# Sleep and Dreams > General Dream Discussion > Nightmares and Recurring Dreams >  >  Running & Flying Dream

## LJW17

Sorry for such a long thread, but I just tried to be as descriptive as possible. I really hope there is some kind of legitimate interpretation to my dreams. I have taken psychology before and I know dreams have a lot to do with your subconscious and also stress. I have searched up my dream meanings before, but I don't find them to be enough. They are very broad and repetitive. For example, running away indicates that I am running away from my problems and that I fly to escape from my issues in life. Being stabbed can also mean that I feel like I have been hurt by a friend or family. Like these depictions are all very vague...so yeah! Thanks for reading!

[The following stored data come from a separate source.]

@@ -238,14 +247,25 @@
             const FV<V> x = ldv<V>(base + (long)r * ldh);
 #pragma unroll
             for (int j = 0; j < V; ++j) {
-                const float y = act(fmaf(sc[j], x.v[j], sh[j]), slope);
+                const float z = fmaf(sc[j], x.v[j], sh[j]);
+                const float y = act(z, slope);
                 sm[j] += y;
+                if constexpr (MOM) {
+                    const bool pos = act_pos(z);
+                    np[j] += pos ? 1 : 0;
+                    sp[j] += (double)(pos ? x.v[j] : 0.f);
+                    sa[j] += (double)x.v[j];
+                }
                 if (y > mx[j]) { mx[j] = y; am[j] = r; }
             }
         }
     }
 #pragma unroll
     for (int j = 0; j < V; ++j) { smx[rl][cgl * V + j] = mx[j]; ssm[rl][cgl * V + j] = sm[j]; sam[rl][cgl * V + j] = am[j]; }
+    if constexpr (MOM) {
+#pragma unroll
+        for (int j = 0; j < V; ++j) { snp[rl][cgl * V + j] = np[j]; ssp[rl][cgl * V + j] = sp[j]; ssa[rl][cgl * V + j] = sa[j]; }
+    }
     __syncthreads();
     for (int idx = threadIdx.x; idx < CT * V; idx += TPB) {
         const int col = blockIdx.y * CT * V + idx;
@@ -262,6 +282,16 @@
         pooled[(long)cloud * ldp + col] = m;
         if (with_mean) pooled[(long)cloud * ldp + C + col] = t / (float)N;
         argmax[(long)cloud * C + col] = a;
+        if constexpr (MOM) {
+            int n = 0;
+            double p = 0.0, q = 0.0;
+#pragma unroll
+            for (int rr = 0; rr < RT; ++rr) { n += snp[rr][idx]; p += ssp[rr][idx]; q += ssa[rr][idx]; }
+            mo.npos[(long)cloud * C + col] = n;
+            mo.spos[(long)cloud * C + col] = p;
+            mo.sneg[(long)cloud * C + col] = q - p;
+            mo.harg[(long)cloud * C + col] = h[((long)cloud * N + a) * ldh + col];
+        }
     }
 }
 
@@ -322,6 +352,67 @@
 #pragma unroll
         for (int j = 0; j < V; ++j)
             o.v[j] = bn_bwd_dh(g.v[j], x.v[j], sc[j], sh[j], mu[j], is[j], slope, gi[j], a1[j], a2[j], training);
+        stv<V>(dh + r * lddh + c0, o);
+    }
+};
+
+struct PoolSums {
+    const float *dp; long ldp; const int* npos; const double *spos, *sneg; const float *harg, *scale, *shift, *mean, *invstd;
+    float slope; int B, N, C, with_mean; float *dgamma, *dbeta; double* means;
+};
+__global__ __launch_bounds__(64) void pool_bwd_sums_kernel(PoolSums a) {
+    const int c = blockIdx.x;
+    const double mu = (double)a.mean[c], is = (double)a.invstd[c], slp = (double)a.slope;
+    const float sc = a.scale[c], sh = a.shift[c];
+    double t0 = 0.0, t1 = 0.0;
+    for (int b = threadIdx.x; b < a.B; b += 64) {
+        const long bc = (long)b * a.C + c;
+        const int np = a.npos[bc], nn = a.N - np;
+        const double sp = a.spos[bc], sn = a.sneg[bc];
+        const float dmx = a.dp[(long)b * a.ldp + c];
+        const float dme = a.with_mean ? a.dp[(long)b * a.ldp + a.C + c] / (float)a.N : 0.f;
+        const float ha = a.harg[bc];
+        const double A1 = (double)np + slp * (double)nn;
+        const double Ax = ((sp - (double)np * mu) + slp * (sn - (double)nn * mu)) * is;
+        const double da = (double)dact(fmaf(sc, ha, sh), a.slope);
+        const double xa = ((double)ha - mu) * is;
+        t0 += (double)dme * A1 + (double)dmx * da;
+        t1 += (double)dme * Ax + (double)dmx * da * xa;
+    }
+    t0 = dc_wave_sum(t0);
+    t1 = dc_wave_sum(t1);
+    if (threadIdx.x == 0) {
+        const double R = (double)a.B * (double)a.N;
+        if (a.dbeta) a.dbeta[c] = (float)t0;
+        if (a.dgamma) a.dgamma[c] = (float)t1;
+        a.means[c] = t0 / R;
+        a.means[a.C + c] = t1 / R;
+    }
+}
+template <int V>
+struct PoolBwdBodyD {
+    PoolDy<V> dy; const float *h, *scale, *shift, *mean, *invstd, *gamma; const double* means; float* dh;
+    long ldh, lddh; float slope; int C;
+    float sc[V], sh[V]; double gp[V], gn[V], k1[V], k0[V];
+    __device__ void init(int c0) {
+        dy.reset();
+#pragma unroll
+        for (int j = 0; j < V; ++j) {
+            const int c = c0 + j;
+            const double is = (double)invstd[c], gi = (double)(gamma ? gamma[c] : 1.f) * is, m2is = means[C + c] * is;
+            sc[j] = scale[c]; sh[j] = shift[c];
+            gp[j] = gi; gn[j] = gi * (double)slope;
+            k1[j] = -gi * m2is; k0[j] = gi * (m2is * (double)mean[c] - means[c]);
+        }
+    }
+    __device__ void row(long r, int c0) {
+        const FV<V> g = dy.get(r, c0), x = ldv<V>(h + r * ldh + c0);
+        FV<V> o;
+#pragma unroll
+        for (int j = 0; j < V; ++j) {
+            const double gd = act_pos(fmaf(sc[j], x.v[j], sh[j])) ? gp[j] : gn[j];
+            o.v[j] = (float)fma(gd, (double)g.v[j], fma(k1[j], (double)x.v[j], k0[j]));
+        }
         stv<V>(dh + r * lddh + c0, o);
     }
 };
@@ -827,11 +918,23 @@
     hipStream_t s = static_cast<hipStream_t>(stream);
     if (C % 4 == 0 && ldh % 4 == 0 && al16(h))
         hipLaunchKernelGGL(pool_fwd_kernel<4>, dim3(num_clouds, dc_cdiv(C, CT * 4)), dim3(TPB), 0, s, h, (long)ldh, N, C, scale,
-                           shift, slope, with_mean, pooled, (long)ldp, argmax);
+                           shift, slope, with_mean, pooled, (long)ldp, argmax, PoolMoments{});
     else
         hipLaunchKernelGGL(pool_fwd_kernel<1>, dim3(num_clouds, dc_cdiv(C, CT)), dim3(TPB), 0, s, h, (long)ldh, N, C, scale,
-                           shift, slope, with_mean, pooled, (long)ldp, argmax);
+                           shift, slope, with_mean, pooled, (long)ldp, argmax, PoolMoments{});
     DC_CHECK_LAUNCH("dc_bn_act_pool");
+    return DC_OK;
+}
+
+DC_EXPORT int dc_bn_act_pool_moments(const float* h, int64_t ldh, int32_t num_clouds, int32_t N, int32_t C, const float* scale,
+                                     const float* shift, float slope, int32_t with_mean, float* pooled, int64_t ldp,
+                                     int32_t* argmax, int32_t* npos, double* spos, double* sneg, float* harg, void* stream) {
+    DC_REQUIRE(h && scale && shift && pooled && argmax && npos && spos && sneg && harg, "dc_bn_act_pool_moments: null pointer");
+    DC_REQUIRE(num_clouds >= 1 && N >= 1 && C >= 1 && ldh >= C && ldp >= (with_mean ? 2 * C : C), "dc_bn_act_pool_moments: bad size");
+    DC_REQUIRE(C % 4 == 0 && ldh % 4 == 0 && al16(h), "dc_bn_act_pool_moments: rows of h must be 16-byte aligned, C % 4 == 0");
+    hipLaunchKernelGGL((pool_fwd_kernel<4, true>), dim3(num_clouds, dc_cdiv(C, CT * 4)), dim3(TPB), 0, static_cast<hipStream_t>(stream),
+                       h, (long)ldh, N, C, scale, shift, slope, with_mean, pooled, (long)ldp, argmax, PoolMoments{npos, spos, sneg, harg});
+    DC_CHECK_LAUNCH("dc_bn_act_pool_moments");
     return DC_OK;
 }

This recurring dream always begins in the middle of the action. I am running away from two men (strangers). I keep running and running until I run so fast that I start to lift off the ground and start floating. Eventually I am flying/running in the air and I am going pretty slow. I always look back behind me and see the two men give up on chasing me. Just to add this in, I NEVER get caught by them, I ALWAYS succeed in escaping them. Anyways, as I was running on the ground, I would feel scared and pumped, but once I start flying, I feel safe and relieved. I also do not feel my legs. I have dreamt this dream since I could even remember. Probably when I was 5 or 6. When I first dreamt it though, I felt scared and weird when I started flying. Eventually, I got used to the dream and feel relaxed and happy when I start flying. I don't know if this matters, but the setting of the dream is never in the nighttime, it is during the day where the sky is blue and beautiful. Sometimes, but rarely, I am jumping over buildings. These men are always in dress shirts and slacks, or suits. One time, I remember one of the guys was wearing a top hat! Haha. Anyways, when I wake up from the dream, I'm not scared or anything. I'm just like, "Whoa, that was a weird dream.." Also, I haven't had this dream in a year or two I think. It kind of stopped during high school years.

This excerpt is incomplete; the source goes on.